En el ínterin, tras haber amenazado un mes antes con nacionalizar la banca, el 14 de febrero el "revolucionario" presidente Hugo Chávez "respondió" a la ofensiva patronal decidiéndose finalmente por decretar la libre flotación del bolívar en el más puro estilo neoliberal, reemplazando al sistema de bandas imperante desde 1997, con lo que el dólar se disparó en 24 horas de 803 a 1,099 bolívares por unidad, sellando así una devaluación del 26,9 por ciento. Este bandazo indujo previsiones inflacionarias y la posibilidad real de que en el mediano plazo el país desemboque en una estangflación o depresión económica con alta inflación. Esta liberación abrupta de la moneda, se enmarcó en un doble plan de estabilización con recortes fiscales destinados a reducir de cuatro a dos por ciento el déficit fiscal, para paliar los desajustes causados en el presupuesto por el descenso de los precios del petróleo y relanzar las exportaciones, todo ello inspirado en la directivas del FMI a las que el gobierno siguió sometido (16) . "Esto es el neoliberalismo salvaje", sentenció el economista venezolano Orlando Ochoa, al tiempo que su colega, Miguel Rodríguez, proponía "integrar al presidente Chávez en el club de los monetaristas". Ante este viraje de 180 grados operado nuevamente en Venezuela, el FMI dio su bendición al gobierno bolivariano de la V república: "Las medidas van en buena dirección" indicó su portavoz, Thomas Dawson. Por su parte, el presidente de la muy privada "Asociación Bancaria", Ignacio Salvatierra, declaró que la medida supone "un retorno a los mecanismos tradicionales":


Paralelamente, el 25 de febrero Chávez designó discrecionalmente a un nuevo presidente y a cinco miembros de la junta directiva de Petróleos de Venezuela S.A. (PDVSA), lo que provocó la insurrección de los ejecutivos destituidos y más de 3.000 seguidores entre los empleados de la estatal petrolera, quienes decidieron no reconocer a la junta directiva designada por el Gobierno, basándose en la potestad que le confieren los estatutos de la empresa y la legislación vigente, en virtud de que los nuevos directivos fueron nombrados por criterios puramente políticos al margen de sus méritos profesionales. El 4 de marzo, los trabajadores petroleros solidarizados con sus directivos plantearon un ultimátum al gobierno para que destituya la junta nombrada por él. Un día antes, siempre en la línea política del FMI, Chávez anunció que durante todo el año 2002 no habría aumento de sueldos para nadie.
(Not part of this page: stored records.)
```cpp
__device__ __forceinline__ void lm_finalize_body(const LmState* __restrict__ st, float* __restrict__ out);
ODO_KERNEL void lm_finalize_kernel(const LmState* __restrict__ st, float* __restrict__ out) { lm_finalize_body(st, out); }
ODO_KERNEL void lm_finalize_batch_kernel(const UpdItem* __restrict__ items) { lm_finalize_body(items[blockIdx.x].st, items[blockIdx.x].out); }
ODO_KERNEL void lm_begin_solve_batch_kernel(const UpdItem* __restrict__ items) {
  if (threadIdx.x == 0) {
    const UpdItem& q = items[blockIdx.x];
    LmState s;
    float m[16];
    for (int i = 0; i < 16; i++) m[i] = q.init[i];
    lm_begin_solve(&s, m);
    s.level = -1; s.iter = 0; s.lambda = 0.0f; s.err_last = 1e+10f;
    for (int i = 0; i < 16; i++) s.T[i] = m[i];
    *q.st = s;
    for (int i = 0; i < 16; i++) q.cost_stat[i] = 0.0f;
  }
}
ODO_KERNEL void lm_begin_level_batch_kernel(const UpdItem* __restrict__ items) {
  if (threadIdx.x == 0) {
    const UpdItem& q = items[blockIdx.x];
    LmState s = *q.st;
    s.stop_reason = 0;
    lm_begin_level(&s, q.expect_level, q.lambda0, q.max_iters);
    *q.st = s;
  }
}
__device__ __forceinline__ void lm_finalize_body(const LmState* __restrict__ st, float* __restrict__ out) {
  if (threadIdx.x == 0) {
    float m[16];
    if (st->status == 0) {
      se3_to_colmajor(st->cur, m);
    } else {
      for (int i = 0; i < 16; i++) m[i] = 0.0f;
      m[0] = 1.0f; m[5] = 1.0f; m[10] = 1.0f;
    }
    for (int i = 0; i < 16; i++) out[i] = m[i];
    out[16] = (float)st->status;
    out[17] = (float)st->n_evals;
    for (int i = 0; i < 8; i++) out[18 + i] = (float)st->iters_level[i];
  }
}

constexpr int kSelCap = 80;
constexpr int kSelBlocks = 512;
#ifndef ODO_SEL_THREADS
#define ODO_SEL_THREADS 512
#endif
constexpr int kSelThreads = ODO_SEL_THREADS;
constexpr int kSelMaxElems = 4096;

__device__ __forceinline__ void depth_select_kernel_body(const float* __restrict__ L, int rows, int cols, int bnd,
                                                                    float grad_th, uint8_t* __restrict__ val,
                                                                    uint32_t* __restrict__ pts, int* __restrict__ cnt) {
  __shared__ float mag[kSelMaxElems];
  __shared__ int wave_tot[kSelThreads / kWave];
  __shared__ int base_sh;
  const int t = threadIdx.x;
  const int bw = (cols - bnd * 2) / 32, bh = (rows - bnd * 2) / 16;
  const int bsz = bw * bh;
  const int b = blockIdx.x;
  if (bsz <= 0 || bsz > kSelMaxElems) {
    if (t == 0) cnt[b] = 0;
    return;
  }
  const int sy = bnd + (b / 32) * bh, sx = bnd + (b % 32) * bw;
  constexpr int kPer = kSelMaxElems / kSelThreads;
  unsigned keys[kPer];
#pragma unroll
  for (int u = 0; u < kPer; u++) {
    const int e = t + u * kSelThreads;
    keys[u] = 0xffffffffu;
    if (e < bsz) {
      const int y = sy + e / bw, x = sx + e % bw;
      const float gx = 0.5f * (L[(size_t)y * cols + x + 1] - L[(size_t)y * cols + x - 1]);
      const float gy = 0.5f * (L[(size_t)(y + 1) * cols + x] - L[(size_t)(y - 1) * cols + x]);
      const float m = sqrtf(gx * gx + gy * gy);
      mag[e] = m;
      keys[u] = __float_as_uint(m);
    }
  }
  __syncthreads();
  __shared__ int hist[256];
  __shared__ int sel_sh[2];
  unsigned prefix = 0u, pmask = 0u;
  int kth = bsz / 2;
  {
    const int lane = t & 63;
// ... 668 lines not shown
```

Measured before the change: 4088.

## Add single-wave fast path for small fine-level reductions and skip placement handshake

When the number of publishing blocks is small (at most eight rows) and resident, one wavefront polls the tagged partial sums, folds them with a permlane32 swap and writes acc_sh directly. This avoids the eight-segment gather, the fold_sh write and a block-wide __syncthreads per LM iteration. It also skips the XCC placement publish/spin handshake and its barrier when placement is already known (home XCC set or xcc ids provided), and gates the state machine on whether sums arrived. The risk is correctness if a bail in the solo path is not propagated the same way, and extra code complexity.

After: 4280, median of 6. +4.7%, better.

```diff
diff --git a/odometry_amd/csrc/kernels.hip.h b/odometry_amd/csrc/kernels.hip.h
--- a/odometry_amd/csrc/kernels.hip.h
+++ b/odometry_amd/csrc/kernels.hip.h
@@ -1091,9 +1091,9 @@
 __device__ __forceinline__ void lm_state_machine_hot(LmHot& h, const StepLevel* lv, int n_levels, float lambda0, float precision,
                                                      LmState& s_sh, const double* acc_sh, LmTraceRow* __restrict__ trace,
                                                      float* __restrict__ cost_stat, bool publisher,
-                                                     unsigned long long* smdbg = nullptr, int stop_level = 0) {
+                                                     unsigned long long* smdbg = nullptr, int stop_level = 0, bool have_sums = true) {
   const int t = threadIdx.x;
-  if (t < 64) {
+  if (t < 64 && have_sums) {
     unsigned long long c0 = smdbg ? __builtin_readcyclecounter() : 0, c1 = c0, c2 = c0, c3 = c0;
     const int iter0 = h.iter, lvl0 = h.level;
     const float err_last0 = h.err_last;
@@ -1865,6 +1865,16 @@
     __hip_atomic_store(g + 1, g1, __ATOMIC_RELAXED, __HIP_MEMORY_SCOPE_AGENT);
   }
 }
+constexpr int kFineSoloRows = 8;
+constexpr int kFineSoloU = kFineSoloRows / 8;
+static_assert(kFineSoloRows % 8 == 0 && kFineSoloRows <= 8 * kFineChunk, "whole segments, one chunk of the four-wave gather");
+__device__ __forceinline__ double fine_upper_half(double x) {
+  const unsigned long long b = (unsigned long long)__double_as_longlong(x);
+  const unsigned lo = (unsigned)b, hi = (unsigned)(b >> 32);
+  const auto rl = __builtin_amdgcn_permlane32_swap(lo, lo, false, false);
+  const auto rh = __builtin_amdgcn_permlane32_swap(hi, hi, false, false);
+  return __longlong_as_double((long long)(((unsigned long long)rh[1] << 32) | (unsigned long long)rl[1]));
+}
 __device__ __forceinline__ int fine_xcc_id() {
   int v;
   asm volatile("s_getreg_b32 %0, hwreg(HW_REG_XCC_ID)" : "=s"(v));
@@ -1941,7 +1951,7 @@
 }
 template <bool kTdist, bool kTrace>
 __device__ __forceinline__ void lm_fine_body(const StepArgs& a, const StepLaunch& q, int K, int w, unsigned long long* __restrict__ xbuf,
-                                             int fault, int lo_level, const unsigned* __restrict__ lv_src) {
+                                             int fault, int lo_level, const unsigned* __restrict__ lv_src, bool placed) {
 #if ODO_PHASE_STAMPS
   const unsigned long long w_entry = (unsigned long long)wall_clock64();
 #endif
@@ -1966,14 +1976,14 @@
     local_sh = 0;
 #pragma unroll
     for (int i = 0; i < 4; i++) sm_sh[i] = 0;
-    __hip_atomic_store(place + w, ((unsigned long long)(unsigned)fine_xcc_id() << 32) | tag_base, __ATOMIC_RELAXED, __HIP_MEMORY_SCOPE_AGENT);
+    if (!placed) __hip_atomic_store(place + w, ((unsigned long long)(unsigned)fine_xcc_id() << 32) | tag_base, __ATOMIC_RELAXED, __HIP_MEMORY_SCOPE_AGENT);
   }
   __syncthreads();
   lm_fused_prologue(q.st_in, q.part_in, lv_sh, a.n_levels, a.lambda0, a.precision, s_sh, fold_sh, acc_sh, (kTrace ? a.trace : (LmTraceRow*)nullptr), a.cost_stat,
                     publisher, q.first_of_solve ? a.init : nullptr, a.stop_level, a.chain_in_token ? a.chain_pose : nullptr);
   LmHot hot;
   lm_hot_load(hot, s_sh);
-  if (t < 64) {
+  if (!placed && t < 64) {
     bool same = true, got = false;
     if (t < K) {
       unsigned long long pw = 0;
@@ -1990,8 +2000,8 @@
     const bool all_got = __all(got), all_same = __all(same);
     if (t == 0) { local_sh = (all_got && all_same) ? 1 : 0; if (!all_got) bail_sh = 1; }
   }
-  __syncthreads();
-  const bool local = local_sh != 0;
+  if (!placed) __syncthreads();
+  const bool local = placed || local_sh != 0;
   constexpr int kS = 8;
   const int my_q = tl / kS, my_s = tl % kS;
   int rowA = 0, rowB = 0;
@@ -2085,49 +2095,108 @@
 #else
     lap(c_eval);
 #endif
-    double v = 0.0;
-    __builtin_amdgcn_s_setprio(0);
-    if (fq < ODO_NACC && fseg < 8) {
-      for (int b0 = fseg; b0 < nblk; b0 += 8 * kFineChunk) {
-        FineG2 g2[kFineChunk];
+    bool have_sums = true;
+    if (resident && nblk <= kFineSoloRows) {
+      if (t < 64) {
+        const int sq = t & 31, sg0 = 4 * (t >> 5), nrel = nblk - sg0;
+        const unsigned long long* row0 = buf + (size_t)sg0 * kFineGran + 2 * sq;
+        unsigned long long gh[4][kFineSoloU] = {}, gl[4][kFineSoloU] = {};
         bool all = false;
         FineDeadline dl = {0ull, 0ull, wait_limit};
+        __builtin_amdgcn_s_setprio(0);
         for (int spin = 0; !all; spin++) {
           if (spin == 1) dl = FineDeadline::begin(wait_limit);
           if (spin > 0) { if (dl.expired(spin)) break; __builtin_amdgcn_s_sleep(1); }
-          all = true;
+          bool mine = true;
+          if (sq < ODO_NACC) {
+#pragma unroll
+            for (int j = 0; j < 4; j++)
+#pragma unroll
+              for (int u = 0; u < kFineSoloU; u++)
+                if (j + 8 * u < nrel) {
+                  gh[j][u] = __hip_atomic_load(row0 + (j + 8 * u) * kFineGran, __ATOMIC_RELAXED, __HIP_MEMORY_SCOPE_AGENT);
+                  gl[j][u] = __hip_atomic_load(row0 + (j + 8 * u) * kFineGran + 1, __ATOMIC_RELAXED, __HIP_MEMORY_SCOPE_AGENT);
+                }
+#pragma unroll
+            for (int j = 0; j < 4; j++)
+#pragma unroll
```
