@@ -607,6 +611,28 @@
                         e.Q0 = Q; e.b = bi;
                         t.push_back(e);
                     }
+            }
+        }
+    });
+}
+
+static int get_wino23_tiles(xsq_model* Mo, int Bn, int S, TileTable* out) {
+    return cached_tiles<Wino23TileDev>(Mo->mu, Mo->tiles, TileKey{TileKind::CdaeWino23, Bn, S, 23, 0}, out, [&](std::vector<Wino23TileDev>& t) {
+        const int T1 = Mo->causal ? 2 * S : 2 * S - 1, P = (T1 + 1) / 2;
+        for (int b : blocks_by_taps(Mo)) {
+            const CdaeBlockDev& d = Mo->blocks[b];
+            if (!block_fuses23(d)) continue;
+            for (int tgt = 0; tgt < NT; ++tgt) {
+                Wino23TileDev e;
+                e.F = d.F1;
+                e.in_off = e.out_off = (int64_t)CS * Bn * T1 * (4 * (int64_t)d.cumF1 + (int64_t)tgt * d.F1);
+                e.shift2_off = d.s2[tgt]; e.shift3_off = d.s3[tgt]; e.u2_off = d.u2[tgt]; e.u3_off = d.u3[tgt];
+                for (int bi = 0; bi < Bn; ++bi)
+                    for (int f = 0; f < d.F1; ++f)
+                        for (int A = 0; A < P; A += WN23_OUT) {
+                            e.A = A; e.f = f; e.b = bi;
+                            t.push_back(e);
+                        }
             }
         }
     });
@@ -898,7 +924,8 @@
 }
 
 int xsq_model_set_winograd(xsq_model* Mo, int on) {
-    XSQ_REQUIRE(Mo && on >= 0 && on <= 15, "xsq_model_set_winograd: null model or mask %d (1 = layers 2 / 3 Winograd F(2, 4), 2 / 4 = layer 1 / 4 F(2, 2), 8 = F(4, 4) for long rows)", on);
+    XSQ_REQUIRE(Mo && on >= 0 && on <= 31, "xsq_model_set_winograd: null model or mask %d (1 = layers 2 / 3 Winograd F(2, 4), 2 / 4 = layer 1 / 4 F(2, 2), 8 = F(4, 4) for long rows, "
+                "16 = one-tap blocks' layers 2 and 3 in one launch)", on);
     XSQ_REQUIRE(!(on & 8) || Mo->wino4, "xsq_model_set_winograd: bit 8 (F(4, 4)) needs a model created with XSQ_WINO4=1 in the environment");
     Mo->winograd = on;
     return XSQ_OK;
@@ -942,6 +969,30 @@
 template <bool TRANSPOSED>
 static auto slab_kernel(bool bf3, bool bf6) {
     return bf3 ? cdae_slab_kernel<TRANSPOSED, 1> : bf6 ? cdae_slab_kernel<TRANSPOSED, 2> : cdae_slab_kernel<TRANSPOSED, 3, true>;
+}
+
+static int wino_arm(const xsq_model* Mo, int To) {
+    if (!(Mo->winograd & 1) || To < 86 || (To + 1) / 2 < WN_PAIRS) return 0;
+    return ((Mo->winograd & 8) && Mo->wino4 && (To + 3) / 4 >= W4_QUADS) ? 4 : 2;
+}
+
+static bool fuses23(const xsq_model* Mo, const CdaeArgs& a) {
+    const bool fp32 = !a.raw && !a.xin8 && !a.gx8 && !a.split && Mo->precision != 2 && Mo->precision != 3;
+    if (!fp32 || !a.upool || !(Mo->winograd & 16) || wino_arm(Mo, a.T1) != 2 || wino_arm(Mo, a.T2) != 2) return false;
+    for (const CdaeBlockDev& d : Mo->blocks) if (block_fuses23(d)) return true;
+    return false;
+}
+
+int cdae_launch_fused23(xsq_model* Mo, const CdaeArgs& a, hipStream_t stream) {
+    if (!fuses23(Mo, a)) return XSQ_OK;
+    for (const CdaeBlockDev& d : Mo->blocks)
+        XSQ_REQUIRE((int64_t)4 * CS * a.Bn * a.T1 * d.F1 < ((int64_t)1 << 30), "xsq_cdae_forward: B=%d S=%d overflows the 32-bit "
+                    "offsets of a block's activations; split the batch", a.Bn, a.S);
+    TileTable tt;
+    if (int rc = get_wino23_tiles(Mo, a.Bn, a.S, &tt)) return rc;
+    ProfScope prof("cdae_l2_slab", "cdae_l3_slab", stream);
+    launch_tiles<Wino23TileDev>(cdae_wino23_kernel, 256, a, tt, stream);
+    return XSQ_OK;
 }
 
 int cdae_launch_layer(xsq_model* Mo, int layer, const CdaeArgs& a, hipStream_t stream, const char* prof_name) {
@@ -969,13 +1020,13 @@
             XSQ_REQUIRE((int64_t)4 * CS * a.Bn * a.T1 * d.F1 < ((int64_t)1 << 30), "xsq_cdae_forward: B=%d S=%d overflows the 32-bit "
                         "offsets of a block's activations; split the batch", a.Bn, a.S);
         const char* name = prof_name ? prof_name : (layer == 2 ? "cdae_l2_slab" : "cdae_l3_slab");
-        const bool wino = fp32 && a.upool && (Mo->winograd & 1) && (To + 1) / 2 >= WN_PAIRS;
-        if (wino && (Mo->winograd & 8) && Mo->wino4 && (To + 3) / 4 >= W4_QUADS) {
+        const int arm = fp32 && a.upool ? wino_arm(Mo, To) : 0;
+        if (arm == 4) {
             if ((rc = get_wino_tiles(Mo, layer, a.Bn, a.S, &tt, 4))) return rc;
             XSQ_PROF(name, stream);
             launch_tiles<WinoTileDev>(layer == 2 ? cdae_wino4_kernel<false> : cdae_wino4_kernel<true>, 512, a, tt, stream);
-        } else if (wino) {
-            if ((rc = get_wino_tiles(Mo, layer, a.Bn, a.S, &tt, 2))) return rc;
+        } else if (arm == 2) {
+            if ((rc = get_wino_tiles(Mo, layer, a.Bn, a.S, &tt, 2, fuses23(Mo, a)))) return rc;
             XSQ_PROF(name, stream);
             launch_tiles<WinoTileDev>(layer == 2 ? cdae_wino_kernel<false> : cdae_wino_kernel<true>, 256, a, tt, stream);
         } else {
@@ -1084,7 +1135,8 @@
     a.poolB = split ? Mo->d_pool_split : nullptr;
     a.upool = Mo->d_upool;
     for (int layer = 1; layer <= 4; ++layer) {
-        const int rc = cdae_launch_layer(Mo, layer, a, stream);
+        int rc = cdae_launch_layer(Mo, layer, a, stream);
+        if (!rc && layer == 1) rc = cdae_launch_fused23(Mo, a, stream);
         if (rc) return rc;
     }
     XSQ_HIP(hipGetLastError());
diff --git a/xumx_slicq_amd/csrc/cdae_api.h b/xumx_slicq_amd/csrc/cdae_api.h
--- a/xumx_slicq_amd/csrc/cdae_api.h
+++ b/xumx_slicq_amd/csrc/cdae_api.h
@@ -32,7 +32,7 @@
 struct xsq_model {
     int causal = 0;
     int precision = 0;
-    int winograd = 7;
+    int winograd = 23;
     int wiener_flags = 0;
     bool wino4 = false;
     int nblocks = 0;
diff --git a/xumx_slicq_amd/csrc/cdae_wino23.h b/xumx_slicq_amd/csrc/cdae_wino23.h
--- /dev/null
+++ b/xumx_slicq_amd/csrc/cdae_wino23.h
@@ -0,0 +1,250 @@
+#pragma once
+#include "cdae_wino.h"
+
+namespace xsq {
+
+constexpr int WN23_OUT = WN_PAIRS - 2;
+
+struct Wino23TileDev {
+    int A, f, F, b;
+    int64_t in_off, out_off;
+    int64_t shift2_off, shift3_off;
+    int64_t u2_off, u3_off;
+};
+static_assert(sizeof(Wino23TileDev) == 64, "Wino23TileDev is meant to be one 64-byte scalar load");
+
+template <int NV> struct Wino23Frag { float4 w[3]; float u[NV]; float wt[3]; float ut[NV]; };
+
+__global__ __launch_bounds__(256, XSQ_WINO_WAVES_PER_EU) void cdae_wino23_kernel(CdaeArgs a, const Wino23TileDev* __restrict__ tiles, int ntiles) {
+#pragma clang fp contract(off)
+    constexpr int PLANE_O = WN_EROWS * WN_SLD;
+    __shared__ __attribute__((aligned(16))) float slab[(WN_EROWS + WN_OROWS) * WN_SLD];
+    __shared__ __attribute__((aligned(16))) float Bs[2 * 5 * WN_BTILE];
+
+    const int tid = threadIdx.x, lane = tid & 63, wave = tid >> 6;
+    const int q = lane & 15, kq = lane >> 4;
+    const Wino23TileDev t = tiles[xcd_remap(blockIdx.x, ntiles)];
+    asm volatile("" :: "s"(t.A), "s"(t.f), "s"(t.F), "s"(t.b), "s"(t.in_off), "s"(t.out_off), "s"(t.shift2_off), "s"(t.shift3_off),
+                 "s"(t.u2_off), "s"(t.u3_off));
+    const int A = t.A, f = t.f, F = t.F, b = t.b;
+    const int T1 = a.T1, T2 = a.T2;
+
+    const __amdgpu_buffer_rsrc_t ru2 = buf_rsrc(a.upool + t.u2_off, 4u * (unsigned)WN_UDF);
+    const __amdgpu_buffer_rsrc_t ru3 = buf_rsrc(a.upool + t.u3_off, 4u * (unsigned)WN_UDF);
+    const int b_lds0 = (tid >> 2) * WN_BLD + 4 * (tid & 3);
+    float4 gb[5];
+    auto load_chunk = [&](const __amdgpu_buffer_rsrc_t& ru, int s) {
+        const int so = 4 * (s * WN_U16);
+#pragma unroll
+        for (int r = 0; r < 4; ++r) gb[r] = buf_ld4(ru, (r < 3 || tid < WN_U16 / 4 - 768) ? 16u * (unsigned)(tid + 256 * r) : BUF_OOB, so);
+        if (s == 2) gb[4] = buf_ld4(ru, tid < WN_UT / 4 ? 16u * (unsigned)tid : BUF_OOB, 4 * (3 * WN_U16));
+    };
+    auto store_chunk = [&](int s, int buf) {
+        float* Bw = Bs + buf * 5 * WN_BTILE;
+#pragma unroll
+        for (int r = 0; r < 4; ++r)
+            *reinterpret_cast<float4*>(&Bw[(r < 3 || tid < WN_U16 / 4 - 768) ? b_lds0 + 64 * r * WN_BLD : (tid - (WN_U16 / 4 - 768)) * WN_BLD + 20]) = gb[r];
+        if (s == 2) *reinterpret_cast<float4*>(&Bw[tid < WN_UT / 4 ? tid * WN_BLD + 16 : 20]) = gb[4];
+    };
+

El 6 de marzo Acción Democrática y COPEI, junto a la Confederación de Trabajadores Venezolanos (CTV) se hicieron directamente visibles en alianza con los grandes medios noticiosos, los directivos de la cámara de comercio (Fedecámaras) y los popes de la iglesia católica, para formular un programa nebuloso ("Bases para un Acuerdo Democrático") con el fin de reemplazar a Chávez. El nuevo acuerdo declaró que el Estado debe respetar la "autonomía" de las instituciones económicas y civiles (en clara referencia a PDVSA), la prensa corporativa y la iglesia católica.